Further up in the thread you mentioned building with

RTX 2070 has compute capability 7.5 (Turing), so I would suggest building with -arch=sm_75. When I stated earlier that I had built and run this sample app without issues I was running on a Turing class GPU. But I have CUDA version 11.x installed on that machine.

As before, the mismatches you are observing are not indicative of either hardware or software being broken. My working hypothesis is that there is a difference in the generated matrices between CUDA versions and that this leads to slightly higher relative errors (such as 1.5e-4 instead of the 1.0e-4 limit used by the code) when compared to the CUBLAS. It is also possible that changes were made to the CUBLAS GEMM implementation that impacts this specific comparison (without being indicative of any real issue).

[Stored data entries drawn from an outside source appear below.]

@@ -193,14 +193,21 @@
     }
     s[0] = sbox7(s[0]);
     internal_layer<true>(s, P.part_diag[1], P.part_kappa[1], P.part_rho[1], P.int_fold[12], P.exit_fold);
+#pragma unroll
+    for (int i = 0; i < 16; ++i) s[i] = sbox7(s[i]);
 PW_P2_ROUND_LOOP
-    for (int r = 4; r < 7; ++r) {
+    for (int r = 5; r < 8; ++r) {
+        external_layer<true, false>(s, P.ext_fold[r]);
 #pragma unroll
         for (int i = 0; i < 16; ++i) s[i] = sbox7(s[i]);
-        external_layer<true, false>(s, P.ext_fold[r + 1]);
-    }
-#pragma unroll
-    for (int i = 0; i < 16; ++i) s[i] = sbox7(s[i]);
+    }
+}
+
+template <bool SPONGE = false>
+PW_HD void permute(uint32_t* words, const Params& P) {
+    int32_t* s = reinterpret_cast<int32_t*>(words);
+    external_layer<true, false>(s, P.ext_fold[0]);
+    rounds(s, P);
     external_layer<false, true>(s, nullptr);
     if (!SPONGE) {
 #pragma unroll
@@ -208,4 +215,130 @@
     }
 }
 
-}
+PW_HD void last_layer_open(const int32_t* t, int64_t* o) {
+    int64_t y[16];
+#pragma unroll
+    for (int b = 0; b < 4; ++b) {
+        const int32_t x0 = t[4 * b], x1 = t[4 * b + 1], x2 = t[4 * b + 2], x3 = t[4 * b + 3];
+        const int64_t t01 = bb::swide_add(bb::swide_mul(x0, 1), x1);
+        const int64_t t23 = bb::swide_add(bb::swide_mul(x2, 1), x3);
+        const int64_t s = t01 + t23;
+        const int64_t ta = bb::swide_add(s, x1), tb = bb::swide_add(s, x3);
+        y[4 * b] = ta + t01;
+        y[4 * b + 1] = bb::swide_fma(ta, x2, 2);
+        y[4 * b + 2] = tb + t23;
+        y[4 * b + 3] = bb::swide_fma(tb, x0, 2);
+    }
+#pragma unroll
+    for (int i = 0; i < 4; ++i) {
+        const int64_t col = (y[i] + y[4 + i]) + (y[8 + i] + y[12 + i]);
+        o[i] = y[8 + i] + col;
+        o[4 + i] = y[12 + i] + col;
+    }
+}
+
+PW_HD void entry_layer_open(int32_t* s, const int64_t* o, const int64_t* fold) {
+    int64_t y[16];
+#pragma unroll
+    for (int b = 0; b < 2; ++b) {
+        const int32_t x0 = s[4 * b], x1 = s[4 * b + 1], x2 = s[4 * b + 2], x3 = s[4 * b + 3];
+        const int64_t t01 = bb::swide_add(bb::swide_fma_uniform(fold[4 * b], x0, 1), x1);
+        const int64_t t23 = bb::swide_add(bb::swide_fma_uniform(fold[4 * b + 1], x2, 1), x3);
+        const int64_t t = t01 + t23;
+        const int64_t ta = bb::swide_add(t, x1), tb = bb::swide_add(t, x3);
+        y[4 * b] = ta + t01;
+        y[4 * b + 1] = bb::swide_fma(ta, x2, 2) + fold[4 * b + 2];
+        y[4 * b + 2] = tb + t23;
+        y[4 * b + 3] = bb::swide_fma(tb, x0, 2) + fold[4 * b + 3];
+    }
+#pragma unroll
+    for (int b = 2; b < 4; ++b) {
+        const int64_t x0 = o[4 * b - 8], x1 = o[4 * b - 7], x2 = o[4 * b - 6], x3 = o[4 * b - 5];
+        const int64_t t01 = (x0 + fold[4 * b]) + x1;
+        const int64_t t23 = (x2 + fold[4 * b + 1]) + x3;
+        const int64_t t = t01 + t23;
+        const int64_t ta = t + x1, tb = t + x3;
+        y[4 * b] = ta + t01;
+        y[4 * b + 1] = (ta + 2 * x2) + fold[4 * b + 2];
+        y[4 * b + 2] = tb + t23;
+        y[4 * b + 3] = (tb + 2 * x0) + fold[4 * b + 3];
+    }
+#pragma unroll
+    for (int i = 0; i < 4; ++i) {
+        const int64_t col = (y[i] + y[4 + i]) + (y[8 + i] + y[12 + i]);
+#pragma unroll
+        for (int b = 0; b < 4; ++b) s[4 * b + i] = bb::smont(y[4 * b + i] + col);
+    }
+}
+
+PW_HD const Params& table_view(const Params& P) {
+#if defined(__HIP_DEVICE_COMPILE__)
+    uint32_t zero = 0;
+    asm volatile("" : "+s"(zero));
+    return *reinterpret_cast<const Params*>(reinterpret_cast<const char*>(&P) + zero);
+#else
+    return P;
+#endif
+}
+
+PW_HD void phase_fence() {
+#if defined(__HIP_DEVICE_COMPILE__)
+    __builtin_amdgcn_sched_barrier(0);
+#endif
+}
+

For a quick check, you could change the “magic” limit of 1e-4 in the code to 1.5e-4 to see whether that makes the mismatches go away. I am calling the error limit “magic” because my assumption is that this was just a value picked when this app first was created that would be sufficiently tight to flag real errors but large enough to avoid false positives due to accumulated rounding error.

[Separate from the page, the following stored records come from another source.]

# jolibrain/jolineedle

Measured on AMD Instinct MI355X. Metric: glimpse-patches/sec (448px, seq-len 20) REINFORCE step, higher is better.
Workload: dtype f32; 1 GPU; configs[2]/[3]: REINFORCE rollout, gpt-nano + yolox-nano encoder, 448px, seq-len 20, --enable-stop, 64 agents/GPU x 1 GPU, 4480x4480 synthetic images, forced non-STOP actions (S=T); global_batch=64, seq_len=20

## Files before the change

### include/jnroll.h

```cpp
#ifndef JNROLL_H
#define JNROLL_H

#include <stddef.h>
#include <stdint.h>

#ifdef __cplusplus
extern "C" {
#endif

#define JN_ABI_VERSION 2

enum {
  JN_OK = 0,
  JN_EINVAL = -1,
  JN_ENOMEM = -2,
  JN_EHIP = -3,
  JN_ENOTFOUND = -4,
  JN_ESTATE = -5
};

enum { JN_MODE_GREEDY = 0, JN_MODE_SAMPLE = 1, JN_MODE_FORCED = 2 };

enum { JN_NET_GPT_BACKBONE = 0, JN_NET_DETECTOR = 1 };

// ... 193 lines not shown

int jn_gpt_forward(jn_ctx* ctx, const float* patches_dev, const int64_t* actions_dev, const int64_t* classes_dev,
                   const int64_t* positions_dev, const float* prev_emb_dev, int B, int T, int Tp,
                   float* logits_dev, float* final_emb_dev, void* stream);
int jn_detect(jn_ctx* ctx, const float* patches_dev, int N, float* boxes_dev,
              int32_t* counts_dev, float* raw_dev, void* stream);
int jn_set_det_candidates(jn_ctx* ctx, int all);

int jn_detector_step(jn_ctx* ctx, const float* patches_dev, int N, const float* targets_dev, int nb,
                     float loss_scale, float* metrics_dev, void* stream);
#define JN_DETLOSS_MAX_BOXES 1024
int jn_set_det_loss_boxes(jn_ctx* ctx, int all);
int jn_detector_forward(jn_ctx* ctx, const float* patches_dev, int N, const float* targets_dev, int nb, int pass,
                        int n_pass, float* metrics_dev, float* boxes_dev, int32_t* counts_dev, float* fpn0_dev,
                        float* fpn1_dev, float* fpn2_dev, void* stream);
int jn_detector_backward(jn_ctx* ctx, int pass, const float* dloss_dev, float scale, void* stream);
int jn_detector_eval_loss(jn_ctx* ctx, const float* patches_dev, int N, const float* targets_dev, int nb,
                          float* metrics_dev, float* boxes_dev, int32_t* counts_dev, float* fpn0_dev, float* fpn1_dev,
                          float* fpn2_dev, void* stream);
int jn_optimizer_step_group(jn_ctx* ctx, int group, float lr, float weight_decay, float clip_value,
                            float grad_scale, void* stream);

int jn_rollout(jn_ctx* ctx, int mode, const int64_t* forced_actions_dev,
               const int64_t* start_positions_dev, uint64_t seed, int do_detection,
               int stop_early, const jn_rollout_out* out, void* stream);
int jn_set_rollout_positions(jn_ctx* ctx, int by_token);
int jn_teacher_actions(const int64_t* positions_dev, const uint8_t* visited_dev, const uint8_t* targets_dev, int B, int Gh,
                       int Gw, uint8_t* sets_dev, void* stream);
int jn_teacher_walks(const int64_t* bboxes_dev, const int64_t* start_positions_dev, int B, int nb, int Gh, int Gw, int P,
                     int T, int min_keypoints, int max_keypoints, int binomial_keypoints, uint64_t seed, int capacity,
                     int64_t* positions_dev, int64_t* current_actions_dev, int64_t* next_actions_dev, int64_t* labels_dev,
                     float* masks_dev, float* local_bboxes_dev, int32_t* n_steps_dev, uint8_t* targets_dev,
                     int64_t* cells_dev, float* bboxes_yolox_dev, int32_t* offsets_dev, void* stream);
int jn_set_rollout_teacher(jn_ctx* ctx, const uint8_t* targets_dev, uint8_t* sets_dev);
int jn_rollout_steps(jn_ctx* ctx, int* n_steps, void* stream);

int jn_last_timing(jn_ctx* ctx, int what, float* ms);
int jn_set_profiling(jn_ctx* ctx, int enabled);

#ifdef __cplusplus
}
#endif
#endif
```

### jolineedle_amd/_lib.py

```python
import ctypes as C
import os
from pathlib import Path

_LIB = None
LIB_PATH = Path(__file__).resolve().parent / "lib" / "libjnroll.so"

JN_MODE_GREEDY, JN_MODE_SAMPLE, JN_MODE_FORCED = 0, 1, 2
JN_NET_GPT_BACKBONE, JN_NET_DETECTOR = 0, 1


class LibraryNotBuilt(RuntimeError):
    pass


class JnError(RuntimeError):
    pass


class JnConfig(C.Structure):
    _fields_ = [("struct_size", C.c_int32), ("device", C.c_int32),
                ("n_layer", C.c_int32), ("n_head", C.c_int32), ("n_embd", C.c_int32),
                ("block_size", C.c_int32), ("n_actions", C.c_int32), ("patch_size", C.c_int32),
                ("use_pos_emb", C.c_int32), ("no_patch_emb", C.c_int32), ("concat_emb", C.c_int32),
                ("decoder_pos_encoding", C.c_int32), ("pos_emb_size", C.c_int32),
# ... 84 lines not shown
    "jn_pool_walk_detections": (C.c_int, [C.c_void_p] * 6 + [C.c_int] * 9 + [C.c_void_p] * 5),
    "jn_detection_cells": (C.c_int, [C.c_void_p, C.c_void_p] + [C.c_int] * 6 + [C.c_uint64, C.c_int] + [C.c_void_p] * 5),
    "jn_gather_patches_views": (C.c_int, [C.c_void_p, C.c_int, C.c_void_p, C.c_void_p, C.c_void_p, C.c_int, C.c_int, C.c_int,
                                          C.c_int, C.c_int, C.c_void_p]),
    "jn_backbone_forward": (C.c_int, [C.c_void_p, C.c_int, C.c_void_p, C.c_int, C.c_int, C.c_void_p, C.c_void_p,
                                      C.c_void_p, C.c_void_p]),
    "jn_read_tensor": (C.c_int, [C.c_void_p, C.c_char_p, C.c_void_p, C.c_size_t]),
    "jn_embed_patches": (C.c_int, [C.c_void_p, C.c_void_p, C.c_int, C.c_void_p, C.c_void_p]),
    "jn_reinforce_step": (C.c_int, [C.c_void_p, C.c_int, C.c_void_p, C.c_void_p, C.c_uint64, C.c_int,
                                    C.POINTER(JnTrainOpts), C.POINTER(JnRolloutOut), C.c_void_p, C.c_void_p]),
    "jn_supervised_step": (C.c_int, [C.c_void_p, C.c_void_p, C.c_void_p, C.c_void_p, C.c_void_p, C.c_void_p, C.c_void_p,
                                     C.c_int, C.c_int, C.c_float, C.c_void_p, C.c_void_p, C.c_void_p]),
    "jn_supervised_forward": (C.c_int, [C.c_void_p, C.c_void_p, C.c_void_p, C.c_void_p, C.c_void_p, C.c_int, C.c_int,
                                        C.c_void_p, C.c_void_p, C.c_void_p]),
    "jn_supervised_backward": (C.c_int, [C.c_void_p, C.c_void_p, C.c_void_p]),
    "jn_optimizer_step": (C.c_int, [C.c_void_p, C.c_float, C.c_float, C.c_float, C.c_float, C.c_void_p]),
    "jn_arena_info": (C.c_int, [C.c_void_p, C.POINTER(C.c_size_t), C.POINTER(C.c_size_t)]),
    "jn_set_grad_arena": (C.c_int, [C.c_void_p, C.c_void_p, C.c_size_t]),
    "jn_read_param": (C.c_int, [C.c_void_p, C.c_char_p, C.c_void_p, C.c_size_t]),
    "jn_zero_grad": (C.c_int, [C.c_void_p, C.c_void_p]),
    "jn_backbone_backward": (C.c_int, [C.c_void_p, C.c_int, C.c_void_p, C.c_int, C.c_void_p, C.c_void_p, C.c_void_p,
                                       C.c_void_p]),
    "jn_read_grad": (C.c_int, [C.c_void_p, C.c_char_p, C.c_void_p, C.c_size_t]),
    "jn_gpt_forward": (C.c_int, [C.c_void_p, C.c_void_p, C.c_void_p, C.c_void_p, C.c_void_p, C.c_void_p, C.c_int, C.c_int,
                                 C.c_int, C.c_void_p, C.c_void_p, C.c_void_p]),
    "jn_detect": (C.c_int, [C.c_void_p, C.c_void_p, C.c_int, C.c_void_p, C.c_void_p, C.c_void_p, C.c_void_p]),
    "jn_set_det_candidates": (C.c_int, [C.c_void_p, C.c_int]),
    "jn_set_det_loss_boxes": (C.c_int, [C.c_void_p, C.c_int]),
    "jn_rollout": (C.c_int, [C.c_void_p, C.c_int, C.c_void_p, C.c_void_p, C.c_uint64, C.c_int, C.c_int,
                             C.POINTER(JnRolloutOut), C.c_void_p]),
    "jn_set_rollout_positions": (C.c_int, [C.c_void_p, C.c_int]),
    "jn_teacher_actions": (C.c_int, [C.c_void_p, C.c_void_p, C.c_void_p, C.c_int, C.c_int, C.c_int, C.c_void_p, C.c_void_p]),
    "jn_teacher_walks": (C.c_int, [C.c_void_p, C.c_void_p] + [C.c_int] * 9 + [C.c_uint64, C.c_int] + [C.c_void_p] * 12),
    "jn_set_rollout_teacher":(C.c_int, [C.c_void_p, C.c_void_p, C.c_void_p]),
    "jn_rollout_steps": (C.c_int, [C.c_void_p, C.POINTER(C.c_int), C.c_void_p]),
    "jn_last_timing": (C.c_int, [C.c_void_p, C.c_int, C.POINTER(C.c_float)]),
    "jn_set_profiling": (C.c_int, [C.c_void_p, C.c_int]),
    "jn_detector_step": (C.c_int, [C.c_void_p, C.c_void_p, C.c_int, C.c_void_p, C.c_int, C.c_float, C.c_void_p, C.c_void_p]),
    "jn_detector_forward": (C.c_int, [C.c_void_p, C.c_void_p, C.c_int, C.c_void_p, C.c_int, C.c_int, C.c_int, C.c_void_p,
                                      C.c_void_p, C.c_void_p, C.c_void_p, C.c_void_p, C.c_void_p, C.c_void_p]),
    "jn_detector_backward": (C.c_int, [C.c_void_p, C.c_int, C.c_void_p, C.c_float, C.c_void_p]),
    "jn_optimizer_step_group": (C.c_int, [C.c_void_p, C.c_int, C.c_float, C.c_float, C.c_float, C.c_float, C.c_void_p]),
    "jn_reinforce_forward": (C.c_int, [C.c_void_p, C.c_int, C.c_void_p, C.c_void_p, C.c_uint64, C.c_int,
                                       C.POINTER(JnRolloutOut), C.c_void_p]),
    "jn_reinforce_backward": (C.c_int, [C.c_void_p, C.c_void_p, C.c_void_p, C.c_void_p]),
    "jn_arena_segment": (C.c_int, [C.c_void_p, C.c_char_p, C.POINTER(C.c_size_t), C.POINTER(C.c_size_t)]),
    "jn_export_arena": (C.c_int, [C.c_void_p, C.c_int, C.c_void_p, C.c_size_t, C.c_int, C.c_void_p]),
    "jn_import_arena": (C.c_int, [C.c_void_p, C.c_int, C.c_void_p, C.c_size_t, C.c_void_p]),
    "jn_set_dropout": (C.c_int, [C.c_void_p, C.c_float, C.c_uint64]),
    "jn_set_freeze": (C.c_int, [C.c_void_p, C.c_int]),
    "jn_optimizer_steps": (C.c_int, [C.c_void_p, C.c_int, C.POINTER(C.c_int), C.c_int]),
    "jn_supervised_metrics": (C.c_int, [C.c_void_p, C.c_void_p, C.c_void_p, C.c_void_p, C.c_int, C.c_int, C.c_int, C.c_float, C.c_int,
                                        C.c_void_p, C.c_void_p, C.c_void_p, C.c_void_p]),
    "jn_supervised_eval": (C.c_int, [C.c_void_p] * 7 + [C.c_int, C.c_int, C.c_float, C.c_int] + [C.c_void_p] * 5),
    "jn_detector_eval_loss": (C.c_int, [C.c_void_p, C.c_void_p, C.c_int, C.c_void_p, C.c_int] + [C.c_void_p] * 7),
}


def load_library(path=None):
    global _LIB
    if _LIB is not None and path is None:
        return _LIB
    p = Path(path or os.environ.get("JNROLL_LIB", LIB_PATH))
    if not p.exists():
        raise LibraryNotBuilt(
            f"{p} not found: the HIP extension is not built. Run `bash jolineedle_amd/csrc/build.sh` "
# ... 26 lines not shown
```

### jolineedle_amd/csrc/api_net.hip

```cpp
#include <algorithm>
#include <cstring>

#include "jn_internal.h"

using namespace jnr;

extern "C"
__global__ void bn_eval_table_kernel(const float* __restrict__ gamma, const float* __restrict__ beta,
                                     const float* __restrict__ rmean, const float* __restrict__ rvar, ChanTab t0,
                                     ChanTab t1, int C, float eps) {
  const int c = blockIdx.x * blockDim.x + threadIdx.x;
  if (c >= C) return;
  const float sc = gamma[c] / sqrtf(rvar[c] + eps);
  const float sh = beta[c] - rmean[c] * sc;
  t0.sc[c] = sc; t0.sh[c] = sh; t0.fl[c] = 1.0f;
  if (t1.sc) { t1.sc[c] = sc; t1.sh[c] = sh; t1.fl[c] = 1.0f; }
}

extern "C"
__global__ void fill_kernel(float* p, float v, long long n) {
  const long long i = (long long)blockIdx.x * blockDim.x + threadIdx.x;
  if (i < n) p[i] = v;
}

// ... 469 lines not shown
      } else {
        if (!st.red_by)
          launch_bn_bwd_reduce(gp_out, gld_out, ptr(op.out), net.act_dtype, ld(op.out), tab(op.out), save + 2 * cw.stat_off, cw.cout,
                               M, red, rep_stride, s, sb);
        launch_bn_bwd_consts(red, rep_stride, (double)M, cw.gamma_dev, cw.beta_dev, save + 2 * cw.stat_off, consts,
                             grad_of(ctx, cw.gamma_dev), grad_of(ctx, cw.beta_dev), cw.cout, s, sb, st.red_by & 1);
      }
      float* gw = grad_of(ctx, cw.w_dev);
      if (st.route == BR_PW_FUSED || st.route == BR_PW_FUSED_HALVES) {
        const int parts = st.route == BR_PW_FUSED ? 1 : 2, pc = cw.cout / parts;
        for (int part = 0; part < parts; ++part) {
          const int c0 = part * pc;
          ChanTab ot = tab(op.out);
          ot.sc += c0; ot.sh += c0; ot.fl += c0;
          PwBwdFusedArgs fa{};
          fa.g = gp_out + c0; fa.g_ld = gld_out; fa.z = (const float*)ptr(op.out) + c0; fa.z_ld = ld(op.out); fa.ot = ot;
          fa.save = save + 2 * (cw.stat_off + c0); fa.consts = consts + 3 * c0;
          fa.x = (const float*)ptr(op.in); fa.x_ld = ld(op.in); fa.it = tab(op.in); fa.w = cw.w_dev + (size_t)c0 * cw.cin;
          fa.gx = gptr(op.in); fa.gx_ld = ld(op.in); fa.accumulate = (op.acc_in || part > 0) ? 1 : 0;
          fa.gw = gw + (size_t)c0 * cw.cin; fa.wpart = ctx->wpart; fa.M = M; fa.cout = pc; fa.cin = cw.cin; fa.sb = sb;
          if (st.fold >= 0) {
            const View& sum = net.ops[st.fold].out;
            fa.gadd = gptr(sum); fa.gadd_ld = ld(sum); fa.accumulate = 0;
          }
          if (st.red_in >= 0 || st.red_in2 >= 0) fa.red_rep_stride = rep_stride;
          if (st.red_in >= 0) fa.red_in = sums(st.red_in, st.red_half);
          if (st.red_in2 >= 0) fa.red_in2 = sums(st.red_in2, st.red_half2);
          fa.red_split = st.red_split;
          if (st.red2) {
            const Op& co = net.ops[st.red_in];
            const ChanTab zt = tab(co.out);
            fa.red2_z = (const float*)ptr(co.out); fa.red2_ld = ld(co.out); fa.red2_sc = zt.sc; fa.red2_sh = zt.sh;
          }
          launch_pw_bwd_fused(fa, s);
        }
      } else if (st.route == BR_DW_FUSED) {
        DwBwdFusedArgs fa{};
        fa.g = gp_out; fa.g_ld = gld_out; fa.z = (const float*)ptr(op.out); fa.z_ld = ld(op.out); fa.ot = tab(op.out);
        fa.save = save + 2 * cw.stat_off; fa.consts = consts;
        fa.x = (const float*)ptr(op.in); fa.x_ld = ld(op.in); fa.it = tab(op.in); fa.w = cw.w_dev;
        fa.gin = gptr(op.in); fa.gin_ld = ld(op.in); fa.accumulate = op.acc_in ? 1 : 0; fa.gw = gw; fa.wpart = ctx->wpart;
        fa.C = cw.cout; fa.H = op.in.H; fa.W = op.in.W; fa.OH = op.out.H; fa.OW = op.out.W; fa.N = N; fa.stride = op.stride;
        fa.sb = sb;
        if (st.red_in >= 0) {
          fa.red_in = sums(st.red_in, st.red_half); fa.red_rep_stride = rep_stride;
          fa.accumulate = 0;
        }
        launch_dw_bwd_fused(fa, s);
      } else if (st.route == BR_STEM_FUSED) {
        StemArgs a{ss.src, ss.positions, ss.pos_stride, ss.sample_stride, ss.chan_stride, ss.row_stride, net.P, N, cw.cout,
                   cw.w_dev, nullptr, 0, JN_F32, nullptr, 0, nullptr, 0, 0, ss.src_u8};
        launch_stem_bwd_weight(a, gp_out, gld_out, gw, ctx->wpart, s, sb, (const float*)ptr(op.out), ld(op.out),
                               tab(op.out), save + 2 * cw.stat_off, consts);
      } else {
        launch_bn_bwd_gz(gp_out, gld_out, ptr(op.out), net.act_dtype, ld(op.out), tab(op.out), save + 2 * cw.stat_off, consts,
                         cw.cout, M, s, sb);
        if (st.route == BR_PW) {
          ConvArgs a{};
          a.in = gp_out; a.in_ld = gld_out; a.in_dtype = JN_F32; a.itab = ident; a.w = cw.w_dev; a.bias = nullptr;
          a.out = gptr(op.in); a.out_ld = ld(op.in); a.out_dtype = JN_F32; a.bf16_mfma = net.act_dtype == JN_BF16;
          a.N = N; a.H = op.out.H; a.W = op.out.W; a.OH = op.out.H; a.OW = op.out.W;
          a.cin = cw.cout; a.cout = cw.cin; a.stride = 1; a.act = ACT_NONE;
          a.accumulate = op.acc_in ? 1 : 0; a.w_transposed = 1; a.in_identity = 1;
          a.n_slots = nsl; a.in_slot_stride = sb.grad; a.out_slot_stride = sb.grad; a.tab_slot_stride = 0;
          hipStream_t ws = s;
          if (!no_aux && cw.cout >= 128 && cw.cin >= 128) {
// ... 199 lines not shown
```

### jolineedle_amd/csrc/api_ops.hip

```cpp
#include "jn_internal.h"

using namespace jnr;

template <typename T>
static int gather_patches(const char* who, bool indexed, const T* images_dev, const int64_t* image_index_dev,
                          const int64_t* positions_dev, float* out_dev, int N, int n_images, int C, int H, int W, int P, void* stream) {
  JN_CHECK(images_dev && (image_index_dev || !indexed) && positions_dev && out_dev, JN_EINVAL, "%s: null argument", who);
  JN_CHECK(N >= 0 && n_images >= 1 && C >= 1 && P >= 1 && H % P == 0 && W % P == 0, JN_EINVAL, "%s: bad shape", who);
  if (N == 0) return JN_OK;
  launch_gather(images_dev, positions_dev, out_dev, (long long)C * P * P, N, C, H, W, P, nullptr, 0, (hipStream_t)stream,
                image_index_dev);
  JN_HIP(hipGetLastError());
  return JN_OK;
}
extern "C" {

int jn_gather_patches(const float* images_dev, const int64_t* positions_dev, float* out_dev, int B, int C, int H, int W,
                      int P, void* stream) {
  return gather_patches("jn_gather_patches", false, images_dev, nullptr, positions_dev, out_dev, B, 1, C, H, W, P, stream);
}
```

sm=75 worked, thx! will have to take some time to digest this
[root@localhost tensor-cores]# make ; ./TCGemm
nvcc -o TCGemm -arch=sm_75 -lcublas -lcurand simpleTensorCoreGEMM.cu

M = 16384, N = 16384, K = 16384. alpha = 2.000000, beta = 2.000000

Running with wmma…
grid: 256, 256, 1, blockDim: 128, 4, 1.
warpSize: 32, M,N,K: 16384, 16384, 16384.
Running with cuBLAS…

Checking results…
Results verified: cublas and WMMA agree.

wmma took 1974.263672ms
cublas took 228.444153ms

For a faster code using wmma you should check out the cudaTensorCoreGemm sample in the CUDA Toolkit.
This code was written as a demo only!

[root@localhost tensor-cores]#

Interesting. When you compile with -arch=sm_70 but run on a GPU with CC 7.5, the PTX intermediate representation gets JIT-compiled for CC 7.5 since the embedded binary code for CC 7.0 cannot be used. When you compile with arch=sm_75 the PTX gets compiled (offline) into machine code for CC7.5.

Numerical differences due to the two compilation paths (offline compiler vs JIT compiler) could point to an issue with the latest JIT compiler (e.g. more aggressive re-association of floating-point expressions), which could be an intentional change or a bug.

1 Like

This topic was automatically closed 14 days after the last reply. New replies are no longer allowed.